AgentNet also has full embedded documentation, so calling `help(some_function_or_object)` or
pressing shift+tab in IPython yields a description of object/function.

A standard pipeline of AgentNet experiment is shown in following examples:
* [Simple Deep Recurrent Reinforcement Learning setup](https://github.com/yandexdataschool/AgentNet/blob/master/examples/Basic%20tutorial%20on%20Boolearn%20Reasoning%20problem.ipynb)
* Most basic demo, if a bit boring.
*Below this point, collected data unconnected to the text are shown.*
__global__ void bn_bwd_finalize4_kernel(const BnFin4 a, int nl, float* __restrict__ pq_p, float* __restrict__ pq_q, int c_count, double count,
                                        int training, int64_t gs, int64_t slot_stride) {
    const int64_t go = blockIdx.y * gs;
    pq_p += go; pq_q += go;
    for (int c = blockIdx.x * blockDim.x + threadIdx.x; c < c_count; c += gridDim.x * blockDim.x) {
        double dp = 0.0, dq = 0.0;
// ... 70 lines not shown
                                                               int group_n, int64_t gs) {
    __shared__ double scratch[2 * 4];
    const int c = blockIdx.y;
    const int grp = blockIdx.z / group_n, n = blockIdx.z - grp * group_n;
    partial += grp * gs; out += grp * gs;
    if (out_sums) out_sums += grp * (gs / 2);
    const float b = bias[c];
    float part[2] = {0.f, 0.f};
    for (int i = blockIdx.x * blockDim.x + threadIdx.x; i < plane; i += gridDim.x * blockDim.x) {
        float v = b;
        for (int s = 0; s < ksplit; ++s) v += partial[s * split_stride + n * pns + static_cast<int64_t>(c) * plane + i];
        out[n * out_ns + static_cast<int64_t>(c) * plane + i] = v;
        part[0] += v;
        part[1] += v * v;
    }
    if (out_sums) block_sum_atomic<2>(part, out_sums + 2 * c, scratch);
}

__global__ void __launch_bounds__(256) final_fwd_kernel(const float* __restrict__ u, int64_t ns, int plane, int cin,
                                                        const float* __restrict__ wgt, const float* __restrict__ bias,
                                                        float* __restrict__ pre, float* __restrict__ out, int group_n, int64_t gs, int c_first) {
    __shared__ float s_w[192];
    for (int c = threadIdx.x; c < cin; c += blockDim.x) s_w[c] = wgt[c];
    __syncthreads();
    const int grp = blockIdx.y / group_n, n = blockIdx.y - grp * group_n;
    u += grp * gs;
    if (pre) pre += grp * gs;
    out += static_cast<int64_t>(grp) * group_n * plane;
    const bool vec = (plane & 3) == 0;
    if (vec) {
        for (int i = (blockIdx.x * blockDim.x + threadIdx.x) * 4; i < plane; i += gridDim.x * blockDim.x * 4) {
            f32x4 acc = {0.f, 0.f, 0.f, 0.f};
            if (c_first > 0) acc = *reinterpret_cast<const f32x4*>(pre + static_cast<int64_t>(n) * plane + i);
            const float* src = u + n * ns + i;
            for (int c = c_first; c < cin; ++c) {
                const f32x4 v = *reinterpret_cast<const f32x4*>(src + static_cast<int64_t>(c) * plane);
                const float wc = s_w[c];
                acc[0] = fmaf(v[0], wc, acc[0]); acc[1] = fmaf(v[1], wc, acc[1]);
                acc[2] = fmaf(v[2], wc, acc[2]); acc[3] = fmaf(v[3], wc, acc[3]);
            }
            const float b = bias[0];
            f32x4 o;
            for (int e = 0; e < 4; ++e) { acc[e] += b; o[e] = fabsf(acc[e]); }
            if (pre) *reinterpret_cast<f32x4*>(pre + static_cast<int64_t>(n) * plane + i) = acc;
            *reinterpret_cast<f32x4*>(out + static_cast<int64_t>(n) * plane + i) = o;
        }
    } else {
        for (int i = blockIdx.x * blockDim.x + threadIdx.x; i < plane; i += gridDim.x * blockDim.x) {
            float acc = c_first > 0 ? pre[static_cast<int64_t>(n) * plane + i] : 0.f;
            for (int c = c_first; c < cin; ++c) acc = fmaf(u[n * ns + static_cast<int64_t>(c) * plane + i], s_w[c], acc);
            acc += bias[0];
            if (pre) pre[static_cast<int64_t>(n) * plane + i] = acc;
            out[static_cast<int64_t>(n) * plane + i] = fabsf(acc);
        }
    }
}

__device__ __forceinline__ float sign_of(float v) { return v > 0.f ? 1.f : (v < 0.f ? -1.f : 0.f); }

__global__ void __launch_bounds__(256) final_g_kernel(const float* __restrict__ gout, const float* __restrict__ pre, float* __restrict__ g,
                                                      int plane, int group_n, int64_t gs) {
    const int grp = blockIdx.y / group_n, n = blockIdx.y - grp * group_n;
    gout += static_cast<int64_t>(blockIdx.y) * plane; pre += grp * gs + static_cast<int64_t>(n) * plane; g += grp * gs + static_cast<int64_t>(n) * plane;
    for (int i = blockIdx.x * blockDim.x + threadIdx.x; i < plane; i += gridDim.x * blockDim.x) g[i] = gout[i] * sign_of(pre[i]);
}

__global__ void __launch_bounds__(256) final_bwd_data_kernel(const float* __restrict__ gout, const float* __restrict__ pre,
                                                             const float* __restrict__ wgt, float* __restrict__ dbuf,
                                                             int64_t ns, int plane, int cin, int group_n, int64_t gs, int c_first) {
    __shared__ float s_w[192];
    for (int c = threadIdx.x; c < cin; c += blockDim.x) s_w[c] = wgt[c];
    __syncthreads();
    const int grp = blockIdx.y / group_n, n = blockIdx.y - grp * group_n;
    gout += static_cast<int64_t>(grp) * group_n * plane; pre += grp * gs; dbuf += grp * gs;
    for (int i = blockIdx.x * blockDim.x + threadIdx.x; i < plane; i += gridDim.x * blockDim.x) {
        const float g = gout[static_cast<int64_t>(n) * plane + i] * sign_of(pre[static_cast<int64_t>(n) * plane + i]);
        for (int c = c_first; c < cin; ++c) dbuf[n * ns + static_cast<int64_t>(c) * plane + i] = g * s_w[c];
    }
}

__global__ void __launch_bounds__(256) final_bwd_weight_kernel(const float* __restrict__ gout, const float* __restrict__ pre,
                                                               const float* __restrict__ u, int64_t ns, int plane, int cin,
                                                               int group_n, int64_t gs, float* __restrict__ gw, float* __restrict__ gb, int c_first) {
    __shared__ double scratch[4];
    const int c = c_first + blockIdx.x;
    const int grp = blockIdx.z / group_n, n = blockIdx.z - grp * group_n;
    const float* gp = gout + static_cast<int64_t>(blockIdx.z) * plane;
    const float* pp = pre + grp * gs + static_cast<int64_t>(n) * plane;
    const float* up = u + grp * gs + n * ns + static_cast<int64_t>(c < cin ? c : 0) * plane;
    float part = 0.f, part2 = 0.f;
    if ((plane & 3) == 0) {
        const int stride = gridDim.y * blockDim.x * 4;
        for (int i = (blockIdx.y * blockDim.x + threadIdx.x) * 4; i < plane; i += stride) {
            const f32x4 gv = *reinterpret_cast<const f32x4*>(gp + i);
            const f32x4 pv = *reinterpret_cast<const f32x4*>(pp + i);
            f32x4 uv = {1.f, 1.f, 1.f, 1.f};
            if (c < cin) uv = *reinterpret_cast<const f32x4*>(up + i);
            part += gv[0] * sign_of(pv[0]) * uv[0] + gv[1] * sign_of(pv[1]) * uv[1];
            part2 += gv[2] * sign_of(pv[2]) * uv[2] + gv[3] * sign_of(pv[3]) * uv[3];
        }
    } else {
        for (int i = blockIdx.y * blockDim.x + threadIdx.x; i < plane; i += gridDim.y * blockDim.x)
            part += gp[i] * sign_of(pp[i]) * (c < cin ? up[i] : 1.f);
    }
    const int lane = threadIdx.x & 63, wave = threadIdx.x >> 6;
    double v = wave_sum(static_cast<double>(part + part2));
    if (lane == 0) scratch[wave] = v;
    __syncthreads();
    if (threadIdx.x == 0) {
        const float t = static_cast<float>(scratch[0] + scratch[1] + scratch[2] + scratch[3]);
        if (c < cin) atomicAdd(gw + c, t); else atomicAdd(gb, t);
    }
}

__global__ void __launch_bounds__(64) final_w_reduce_kernel(const double* __restrict__ parts, int nblocks, int count, float* __restrict__ gw) {
    const int c = blockIdx.x;
    double t = 0.0;
    for (int b = threadIdx.x; b < nblocks; b += 64) t += parts[static_cast<int64_t>(b) * count + c];
    t = wave_sum(t);
    if (threadIdx.x == 0) atomicAdd(gw + c, static_cast<float>(t));
}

Covers the problem of learning "If X1 than Y1 Else Y2".
* Uses a single RNN memory and Q-learning algorithm

* [Playing Atari SpaceInvaders with Convolutional NN via OpenAI Gym](https://github.com/yandexdataschool/AgentNet/blob/master/examples/Playing%20Atari%20with%20Deep%20Reinforcement%20Learning%20%28OpenAI%20Gym%29.ipynb)
* Step-by-step explanation of what you need to do to recreate DeepMind Atari DQN
* Written in a generic way, so that adding recurrent memory or changing learning algorithm could be done in a couple of lines

# Advanced examples

##### If you wish to get acquainted with the current library state, view some of the ./examples
* [Playing Atari with Convolutional NN via OpenAI Gym](https://github.com/yandexdataschool/AgentNet/blob/master/examples/Playing%20Atari%20with%20Deep%20Reinforcement%20Learning%20%28OpenAI%20Gym%29.ipynb)
* Can switch to any visual game thanks to awesome Gym interface
* Very simplistic, non-recurrent suffering from atari flickering, etc.
* [Deep Recurrent Kung-Fu training with GRUs and actor-critic](https://github.com/yandexdataschool/AgentNet/blob/master/examples/Deep%20Kung-Fu%20with%20GRUs%20and%20A2c%20algorithm%20%28OpenAI%20Gym%29.ipynb)
* Uses the "Playing atari" example with minor changes
* Trains via Advantage actor-critic (value+policy-based)
* [Simple Deep Recurrent Reinforcement Learning setup](https://github.com/yandexdataschool/AgentNet/blob/master/examples/Basic%20tutorial%20on%20Boolearn%20Reasoning%20problem.ipynb)
* Trying to guess the interconnected hidden factors on a synthetic problem setup
* [Stack-augmented GRU generator](https://github.com/yandexdataschool/AgentNet/blob/master/examples/Stack%20RNN%20for%20formal%20sequence%20modelling.ipynb)
* Reproducing http://arxiv.org/abs/1503.01007 with less code
* [MOAR deep recurrent value-based LR for wikipedia facts guessing](https://github.com/yandexdataschool/AgentNet/blob/master/examples/Advanced%20MDP%20tools%20and%20wikicat.ipynb)
* Trying to figure a policy on guessing musician attributes (genres, decades active, instruments, etc)
* Using several hidden layers and 3-step Q-learning
* More to come

AgentNet is under active construction, so expect things to change.
If you wish to join the development, we'd be happy to accept your help.